-- What you will do --
The lines from the start of the records through the one containing "SEGROW + i1]);" are to be restated word for word; please include both ends.

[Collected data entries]
********************
+        const float f = q[row];
+        float* lat = latent ? latent + row * T : nullptr;
+        float* d0 = D2 + row * T;
+        float* d1 = d0 + rowsT;
+        int covered = 0;
+#pragma unroll
+        for (int j = 0; j < NSEG; ++j) {
+            const int len = st.len[j], off = st.off[j];
+            const float sc = st.scale[j];
+            const float* sp = zs + j * SEGW;
+            for (int i = lane; i < len; i += 64) {
+                int i0, i1;
+                float l0, l1;
+                lerp_src(i, sc, i0, i1, l0, l1);
+                float s = unpool_tap(l0, sp[i0], l1, sp[i1]);
+                float pk = s;
+                for (int v = 1; v < V; ++v) {
+                    const float x = unpool_tap(l0, sp[v * SEGROW + i0], l1, sp[v * SEGROW + i1]);
+                    s += x;
+                    if (v == c2) pk = x;
+                }
+                const float m = s / fv;
+                if (lat) lat[off + i] = m;
+                d0[off + i] = f * m;
+                d1[off + i] = f * pk;
+            }
+            covered = off + len;
+        }
+        for (int t = covered + lane; t < T; t += 64) {
+            if (lat) lat[t] = 0.f;
+            d0[t] = d1[t] = f * 0.f;
+        }
+    }
+}
+
+template <bool PAIR>
+__global__ __launch_bounds__(256) void mix_bwd_unpool_kernel(const float* __restrict__ gD, const float* __restrict__ latent,
+                                                             const float* __restrict__ z1, const float* __restrict__ z2b,
+                                                             const int64_t* __restrict__ rois, const float* __restrict__ q,
+                                                             float* __restrict__ gz1, float* __restrict__ gz2b,
+                                                             float* __restrict__ gq, int B, int V, int T, int c1, int c2,
+                                                             const int32_t* __restrict__ choice_dev, int relu_z1) {
+    extern __shared__ float head_lds[];
+    if (choice_dev) { c1 = choice_dev[0]; c2 = choice_dev[1]; }
+    const int nw = (int)(blockDim.x >> 6);
+    const int wave = __builtin_amdgcn_readfirstlane((int)(threadIdx.x >> 6)), lane = threadIdx.x & 63;
+    const float fv = (float)V;
+    const int64_t n1 = (int64_t)B * (PAIR ? 64 : 128), n2 = (int64_t)B * 128;
+    const int64_t rowsT = (int64_t)B * 256 * T;
+    float* zs = head_lds + (int64_t)wave * (V * SEGROW + 2 * T);
+    float* stripA = zs + V * SEGROW;
+    float* stripB = stripA + T;
+    const bool mask = relu_z1 != 0, need_z = mask || !latent;
+    int b_cur = -1;
+    SegTable st;
+    for (int64_t it = (int64_t)blockIdx.x * nw + wave; it < n1 + n2; it += (int64_t)gridDim.x * nw) {
+        if (it < n1) {
+            if constexpr (PAIR) {
+                typedef float vec __attribute__((ext_vector_type(4)));
+                const int b = (int)(it >> 6), c = 2 * (int)(it & 63);
+                const int64_t row = (int64_t)b * 256 + c;
+                const int TW = T / 2, mid = T / 4;
+                const int64_t lead = (int64_t)128 * T / 4, gpass = (int64_t)B * 128 * TW;
+                const float f0 = q[row], f1 = q[row + 1];
+                const vec* lat = latent ? (const vec*)latent + (row >> 1) * TW : nullptr;
+                const vec* zsrc = (const vec*)(z1 + ((int64_t)b * V * 128 + c) * T);
+                vec* gdst = (vec*)(gz1 + ((int64_t)b * V * 128 + c) * T);
+                const vec* g0 = (const vec*)gD + (row >> 1) * TW;
+                const vec* g1r = g0 + gpass;
+                float acc0 = 0.f, acc1 = 0.f;
+                for (int t = lane; t < TW; t += 64) {
+                    const vec ga = g0[t], gb = g1r[t];
+                    const vec fq = t < mid ? vec{f0, f0, f0, f0} : (t > mid ? vec{f1, f1, f1, f1} : vec{f0, f0, f1, f1});
+                    vec sm = vec{0.f, 0.f, 0.f, 0.f}, pk = sm;
+                    for (int v = 0; v < V; ++v) {
+                        vec o;
+#pragma unroll
+                        for (int e = 0; e < 4; ++e) o[e] = fq[e] * ga[e] / fv + (v == c1 ? fq[e] * gb[e] : 0.f);
+                        if (need_z || v == c1) {
+                            const vec z = zsrc[(int64_t)v * lead + t];
+                            if (v == 0) sm = z; else sm += z;
+                            if (v == c1) pk = z;
+                            if (mask) {
+#pragma unroll
+                                for (int e = 0; e < 4; ++e)
+                                    if (!(z[e] > 0.f)) o[e] = 0.f;
+                            }
+                        }
+                        gdst[(int64_t)v * lead + t] = o;
+                    }
+                    const vec l4 = lat ? lat[t] : sm / fv;
+#pragma unroll
+                    for (int e = 0; e < 4; ++e) {
+                        const float term = ga[e] * l4[e] + gb[e] * pk[e];
+                        if (t < mid || (t == mid && e < 2)) acc0 += term; else acc1 += term;
+                    }
+                }
+                acc0 = nef_wave_sum(acc0);
+                acc1 = nef_wave_sum(acc1);
+                if (lane == 0) { gq[row] = acc0; gq[row + 1] = acc1; }
+            } else {
+                const int b = (int)(it >> 7), c = (int)(it & 127);
+                const int64_t row = (int64_t)b * 256 + c;
+                const float f = q[row];
+                const float* lat = latent ? latent + row * T : nullptr;
+                const float* zsrc = z1 + ((int64_t)b * V * 128 + c) * T;
+                float* gdst = gz1 + ((int64_t)b * V * 128 + c) * T;
+                const float* g0 = gD + row * T;
+                const int G = ((T & 1) == 0 && T >= 8) ? 2 : 1;
+                float acc = 0.f;
+                for (int p = lane; p * G < T; p += 64) {
+                    for (int e = 0; e < G; ++e) {
+                        const int t = p * G + e;
+                        const float ga = g0[t], gb = g0[rowsT + t];
+                        const float gm = f * ga / fv;
+                        float sm = 0.f, pk = 0.f;
+                        for (int v = 0; v < V; ++v) {
+                            float o = gm + (v == c1 ? f * gb : 0.f);
+                            if (need_z || v == c1) {
+                                const float z = zsrc[(int64_t)v * 128 * T + t];
+                                if (v == 0) sm = z; else sm += z;
+                                if (v == c1) pk = z;
+                                if (mask && !(z > 0.f)) o = 0.f;
+                            }
+                            gdst[(int64_t)v * 128 * T + t] = o;
+                        }
+                        const float l = lat ? lat[t] : sm / fv;
+                        acc += ga * l + gb * pk;
+                    }
+                }
+                acc = nef_wave_sum(acc);
+                if (lane == 0) gq[row] = acc;
+            }
+            continue;
+        }
+        const int64_t k = it - n1;
+        const int b = (int)(k >> 7), cc = (int)(k & 127);
+        if (b != b_cur) {
+            b_cur = b;
+            load_segments(rois + (int64_t)b * NSEG * 2, T, st);
+        }
+        __builtin_amdgcn_wave_barrier();
+        stage_segment_rows(z2b + ((int64_t)b * V * 128 + cc) * SEGROW, zs, V, lane);
+        const int64_t row = (int64_t)b * 256 + 128 + cc;
+        const float f = q[row];
+        const float* lat = latent ? latent + row * T : nullptr;
+        const float* g0 = gD + row * T;
+        const float* g1r = g0 + rowsT;
+        const int G = PAIR ? 4 : (((T & 1) == 0 && T >= 8) ? 2 : 1);
+        const int r0 = PAIR ? (cc & 1) * T : 0;
+        const int t_lo = r0 / G, t_hi = (r0 + T + G - 1) / G;
+        float acc = 0.f;
+        for (int t = (t_lo & ~63) + lane; t < t_hi; t += 64) {
+            if (t < t_lo) continue;
+            const int ib = G * t - r0;
+            float gav[4] = {0.f, 0.f, 0.f, 0.f}, gbv[4] = {0.f, 0.f, 0.f, 0.f};
+            if (G == 1) {
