sda_status sda_participant_share_dev(sda_engine* h, const sda_masking_scheme* ms, const uint32_t* seed,
                                     uint64_t seed_words, const int64_t* full_masks, const sda_sharing_scheme* ss,
                                     const int64_t* secrets, uint64_t dimension, const int64_t* draws,
                                     int32_t mode, int64_t* shares_out, uint8_t* payload, uint64_t payload_cap,
                                     uint64_t* payload_row_bytes, void* stream) {
    SDA_ENTRY;
    if (!h || !ms || !ss || (dimension && (!secrets || !shares_out)) || (payload && !payload_row_bytes))
        return fail(SDA_ERR_INVALID_ARGUMENT, "NULL argument");
    HIP_TRY(hipSetDevice(h->device));
    hipStream_t st = pick(h, stream);
    const uint64_t D = dimension;
    const bool packed = ss->kind == SDA_SHARING_PACKED_SHAMIR;
    if (!packed && ss->kind != SDA_SHARING_ADDITIVE) return fail(SDA_ERR_INVALID_ARGUMENT, "unknown sharing scheme kind");
    if (mode != SDA_REVEAL_EXACT && mode != SDA_REVEAL_CANONICAL) return fail(SDA_ERR_INVALID_ARGUMENT, "bad mode");
    if (packed) {
        if (sda_status e = check_packed(ss)) return e;
    } else {
        if (ss->share_count == 0) return fail(SDA_ERR_PRECONDITION, "share_count - 1 underflows (additive.rs:42)");
        if (ss->modulus <= 0) return fail(SDA_ERR_PRECONDITION, "Rng.gen_range called with low >= high");
    }
    const int64_t* masked = secrets;
    bool mask_pending = false;
    int64_t* cmask = nullptr;
    uint32_t* cseed = nullptr;
    uint32_t cw = 0;
    if (ms->kind != SDA_MASKING_NONE && D) {
        if (ms->modulus <= 0) return fail(SDA_ERR_PRECONDITION, "Rng.gen_range called with low >= high");
        if (sda_status e = ensure(&h->pipe, &h->pipe_bytes, 2 * rup(D * 8) + 256)) return e;
        int64_t* dm = static_cast<int64_t*>(h->pipe);
        if (ms->kind == SDA_MASKING_FULL) {
            if (!full_masks) return fail(SDA_ERR_INVALID_ARGUMENT, "Full masking needs the drawn masks");
            HIP_TRY(sda::launch_addsub_trem(secrets, full_masks, +1, D, dm, ms->modulus, st));
        } else if (ms->kind == SDA_MASKING_CHACHA) {
            if (ms->dimension != D) return fail(SDA_ERR_PRECONDITION, "assertion failed: dimension == secrets.len()");
            const uint64_t want = (ms->seed_bitsize + 31) / 32;
            if (seed_words != want || (seed_words && !seed))
                return fail(SDA_ERR_PRECONDITION, "expected %llu seed words", (unsigned long long)want);
            int64_t* dmask = dm + rup(D * 8) / 8;
            uint32_t* dseed = reinterpret_cast<uint32_t*>(dmask + rup(D * 8) / 8);
            const uint32_t w = (uint32_t)(seed_words < 8 ? seed_words : 8);
            if (w) HIP_TRY(hipMemcpyAsync(dseed, seed, w * 4, hipMemcpyHostToDevice, st));
            const char* force = getenv("SDA_CHACHA_PATH");
            if (!sda::chacha_needs_stream_path(ms->modulus) && !(force && strcmp(force, "stream") == 0)) {
                if (sda_status e = ensure(&h->work, &h->work_bytes, sda::chacha_work_bytes(D, 0))) return e;
                HIP_TRY(sda::launch_chacha_mask_add_async(ms->modulus, D, dseed, w, secrets, dm, h->work, st,
                                                          h->rej_host));
                mask_pending = true;
            } else {
                if (sda_status e = chacha_combine(h, ms->modulus, D, dseed, w, 1, dmask, st)) return e;
                HIP_TRY(sda::launch_addsub_trem(secrets, dmask, +1, D, dm, ms->modulus, st));
            }
            cmask = dmask;
            cseed = dseed;
            cw = w;
        } else {
            return fail(SDA_ERR_INVALID_ARGUMENT, "unknown masking scheme kind");
        }
        masked = dm;
    }
    const uint64_t n = ss->share_count;
    const uint64_t B = packed ? (D + ss->secret_count - 1) / ss->secret_count : D;
    if (B && !draws) return fail(SDA_ERR_INVALID_ARGUMENT, "need the randomness draws");
    if (payload && n > 65535) return fail(SDA_ERR_UNSUPPORTED, "at most 65535 clerks");
    auto share_and_encode = [&]() -> sda_status {
        if (B) {
            if (packed) {
                if (sda_status e = ensure(&h->gen_log, &h->gen_log_bytes, sda::packed_gen_log_bytes())) return e;
                sda::PackedGenArgs ga{masked, D, 1, draws, shares_out, mode == SDA_REVEAL_CANONICAL};
                HIP_TRY(sda::launch_packed_generate(ga, (uint32_t)ss->secret_count, (uint32_t)ss->privacy_threshold,
                                                    (uint32_t)n, (uint32_t)ss->modulus, (uint32_t)ss->omega_secrets,
                                                    (uint32_t)ss->omega_shares, h->gen_tab, h->gen_log, st,
                                                    &h->gen_log_used));
            } else {
                HIP_TRY(sda::launch_additive_generate(masked, D, draws, n, shares_out, ss->modulus, st));
            }
        }
        if (payload) {
            if (sda_status e = ensure(&h->codec_work, &h->codec_work_bytes, sda::varint_encode_work_bytes(n, B)))
                return e;
            hipError_t e = sda::launch_varint_encode(shares_out, n, B, B, payload, payload_cap, h->codec_work,
                                                     payload_row_bytes, st);
            if (e == hipErrorInvalidValue) return fail(SDA_ERR_INVALID_ARGUMENT, "payload_cap too small");
            HIP_TRY(e);
        }
        return SDA_OK;
    };
    if (sda_status e = share_and_encode()) return e;
    if (mask_pending) {
        HIP_TRY(hipStreamSynchronize(st));
        if (*h->rej_host) {
            if (sda_status e = chacha_combine(h, ms->modulus, D, cseed, cw, 1, cmask, st)) return e;
            HIP_TRY(sda::launch_addsub_trem(secrets, cmask, +1, D, const_cast<int64_t*>(masked), ms->modulus, st));
            if (sda_status e = share_and_encode()) return e;
        }
    }
    return ok();
}

}
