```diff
-                        if (nw >= pool.capacity) {
-                            pool.hdr->overflow = 1;
-                            nw = pool.capacity - 1;
+                sm.wbuf[j][tid] = w;
+                n_blend += (w != 0.f);
+                if (__ballot_sync(0xffffffffu, w != 0.f)) my_mask |= 1u << j;
+            }
+            if (lane == 0) sm.wmask[warp] = my_mask;
+            __syncthreads();
+            uint32_t tm = 0;
+#pragma unroll
+            for (int q = 0; q < 8; q++) tm |= sm.wmask[q];
+            const int n_act = __popc(tm);
+            if (n_act) {
+                if (tid == 0) {
+                    uint32_t e = n_tile, cur = sm.cur_chunk;
+                    for (int r = 0; r < n_act; r++, e++) {
+                        if ((e & (kChunkEntries - 1)) == 0) {
+                            uint32_t nw = atomicAdd(&pool.hdr->counter, 1u);
+                            if (nw >= pool.capacity) {
+                                pool.hdr->overflow = 1;
+                                nw = pool.capacity - 1;
+                            }
+                            pool.dir[dbase + e / kChunkEntries] = nw;
+                            cur = nw;
                         }
-                        pool.dir[dbase + e / kChunkEntries] = nw;
-                        cur = nw;
+                        sm.slot_chunk[r] = cur;
                     }
-                    sm.slot_chunk[k] = cur;
+                    sm.cur_chunk = cur;
                 }
-                sm.cur_chunk = cur;
-            }
-            __syncthreads();
-            int k = 0;
-            for (uint32_t m = tm; m; m &= m - 1, k++) {
-                const int j = __ffs(m) - 1;
-                const uint32_t e = n_tile + k;
-                WChunk& ck = pool.chunks[sm.slot_chunk[k]];
-                const int s = e & (kChunkEntries - 1);
-                ck.w[s][tid] = sm.wbuf[j][tid];
-                if (tid == 0) {
-                    uint32_t strips = 0;
-#pragma unroll
-                    for (int q = 0; q < 8; q++) strips |= ((sm.wmask[q] >> j) & 1u) << q;
-                    ck.meta[s] = make_uint2(sm.ids[j], strips);
+                __syncthreads();
+                int r = 0;
+                for (uint32_t m = tm; m; m &= m - 1, r++) {
+                    const int j = __ffs(m) - 1;
+                    const uint32_t e = n_tile + r;
+                    WChunk& ck = pool.chunks[sm.slot_chunk[r]];
+                    const int s = e & (kChunkEntries - 1);
+                    ck.w[s][tid] = warp_done ? 0.f : sm.wbuf[j][tid];
+                    if (tid == 0) {
+                        uint32_t strips = 0;
+#pragma unroll
+                        for (int q = 0; q < 8; q++) strips |= ((sm.wmask[q] >> j) & 1u) << q;
+                        ck.meta[s] = make_uint2(sm.ids[j], strips);
+                    }
                 }
-            }
-            n_tile += n_act;
+                n_tile += n_act;
+            }
         }
     }
     if (inside) {
diff --git a/semantic-gaussians_b200/csrc/common.cuh b/semantic-gaussians_b200/csrc/common.cuh
--- a/semantic-gaussians_b200/csrc/common.cuh
+++ b/semantic-gaussians_b200/csrc/common.cuh
@@ -1,4 +1,5 @@
 #pragma once
+#include <cmath>
 #include <cstdint>
 #include <cstdio>
 #include <cuda_runtime.h>
@@ -227,6 +228,42 @@
 int launch_geom_backward(const sgb_view_inputs& in, GeomView g, const int32_t* radii, const float* cov3D,
                          const float* dL_dcolor_rgb, const sgb_view_grads& gr, cudaStream_t s);
 
+#if defined(__CUDACC__)
+#define SGB_HD __host__ __device__ __forceinline__
+#else
+#define SGB_HD inline
+#endif
+
+SGB_HD bool splat_cannot_reach(float mx, float my, float a, float b, float c, float op, float x0, float y0, float x1,
+                               float y1) {
+    const float dx0 = mx - x1, dx1 = mx - x0, dy0 = my - y1, dy1 = my - y0;
+    const float lim_d = 1e9f, lim_k = 1e18f;
+    if (!(fabsf(dx0) <= lim_d && fabsf(dx1) <= lim_d && fabsf(dy0) <= lim_d && fabsf(dy1) <= lim_d)) return false;
+    if (!(a >= 1e-18f && c >= 1e-18f && a <= lim_k && c <= lim_k && fabsf(b) <= lim_k && fabsf(op) <= lim_k))
+        return false;
+    const float ac = a * c;
+    const float den = fmaf(a, c, -b * b) - 1e-6f * ac;
+    if (!(den > 0.f)) return false;
+    float q = 0.f;
+    if (!(dx0 <= 0.f && dx1 >= 0.f && dy0 <= 0.f && dy1 >= 0.f)) {
+#if defined(__CUDA_ARCH__)
+        const float b_c = __fdividef(b, c), b_a = __fdividef(b, a);
+#else
+        const float b_c = b / c, b_a = b / a;
+#endif
+        const float tx0 = fminf(fmaxf(-b_c * dx0, dy0), dy1), tx1 = fminf(fmaxf(-b_c * dx1, dy0), dy1);
+        const float ty0 = fminf(fmaxf(-b_a * dy0, dx0), dx1), ty1 = fminf(fmaxf(-b_a * dy1, dx0), dx1);
+        const float q0 = (a * dx0 + 2.f * b * tx0) * dx0 + c * tx0 * tx0;
+        const float q1 = (a * dx1 + 2.f * b * tx1) * dx1 + c * tx1 * tx1;
+        const float q2 = (c * dy0 + 2.f * b * ty0) * dy0 + a * ty0 * ty0;
+        const float q3 = (c * dy1 + 2.f * b * ty1) * dy1 + a * ty1 * ty1;
+        q = fminf(fminf(q0, q1), fminf(q2, q3));
+    }
+    const float u = 5.9604645e-8f;
+    const float L = logf(255.f * op);
+    return 0.5f * q * fmaxf(0.f, den - 1.5263e-5f * ac) > (L + 64.f * u * (1.f + fabsf(L))) * den;
+}
+
 #ifdef __CUDACC__
 __device__ __forceinline__ uint32_t smem_u32(const void* p) {
     return (uint32_t)__cvta_generic_to_shared(p);
@@ -273,6 +310,11 @@
     rect_max = {min(grid.x, max((int)0, (int)((p.x + max_radius + SGB_TILE - 1) / SGB_TILE))),
                 min(grid.y, max((int)0, (int)((p.y + max_radius + SGB_TILE - 1) / SGB_TILE)))};
 }
+__device__ __forceinline__ bool splat_cannot_reach_tile(float4 recA, float4 recB, int tile, int tiles_x, int W, int H) {
+    const int x0 = (tile % tiles_x) * SGB_TILE, y0 = (tile / tiles_x) * SGB_TILE;
+    return splat_cannot_reach(recA.x, recA.y, recB.x, recB.y, recB.z, recB.w, (float)x0, (float)y0,
+                              (float)min(x0 + SGB_TILE - 1, W - 1), (float)min(y0 + SGB_TILE - 1, H - 1));
+}
 __device__ __forceinline__ float4 ldg_nc_f4(const float* p) {
     return __ldg(reinterpret_cast<const float4*>(p));
 }
```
********************
-- Exercise output --
+        const float f = q[row];
+        float* lat = latent ? latent + row * T : nullptr;
+        float* d0 = D2 + row * T;
+        float* d1 = d0 + rowsT;
+        int covered = 0;
+#pragma unroll
+        for (int j = 0; j < NSEG; ++j) {
+            const int len = st.len[j], off = st.off[j];
+            const float sc = st.scale[j];
+            const float* sp = zs + j * SEGW;
+            for (int i = lane; i < len; i += 64) {
+                int i0, i1;
+                float l0, l1;
+                lerp_src(i, sc, i0, i1, l0, l1);
+                float s = unpool_tap(l0, sp[i0], l1, sp[i1]);
+                float pk = s;
+                for (int v = 1; v < V; ++v) {
+                    const float x = unpool_tap(l0, sp[v * SEGROW + i0], l1, sp[v * SEGROW + i1]);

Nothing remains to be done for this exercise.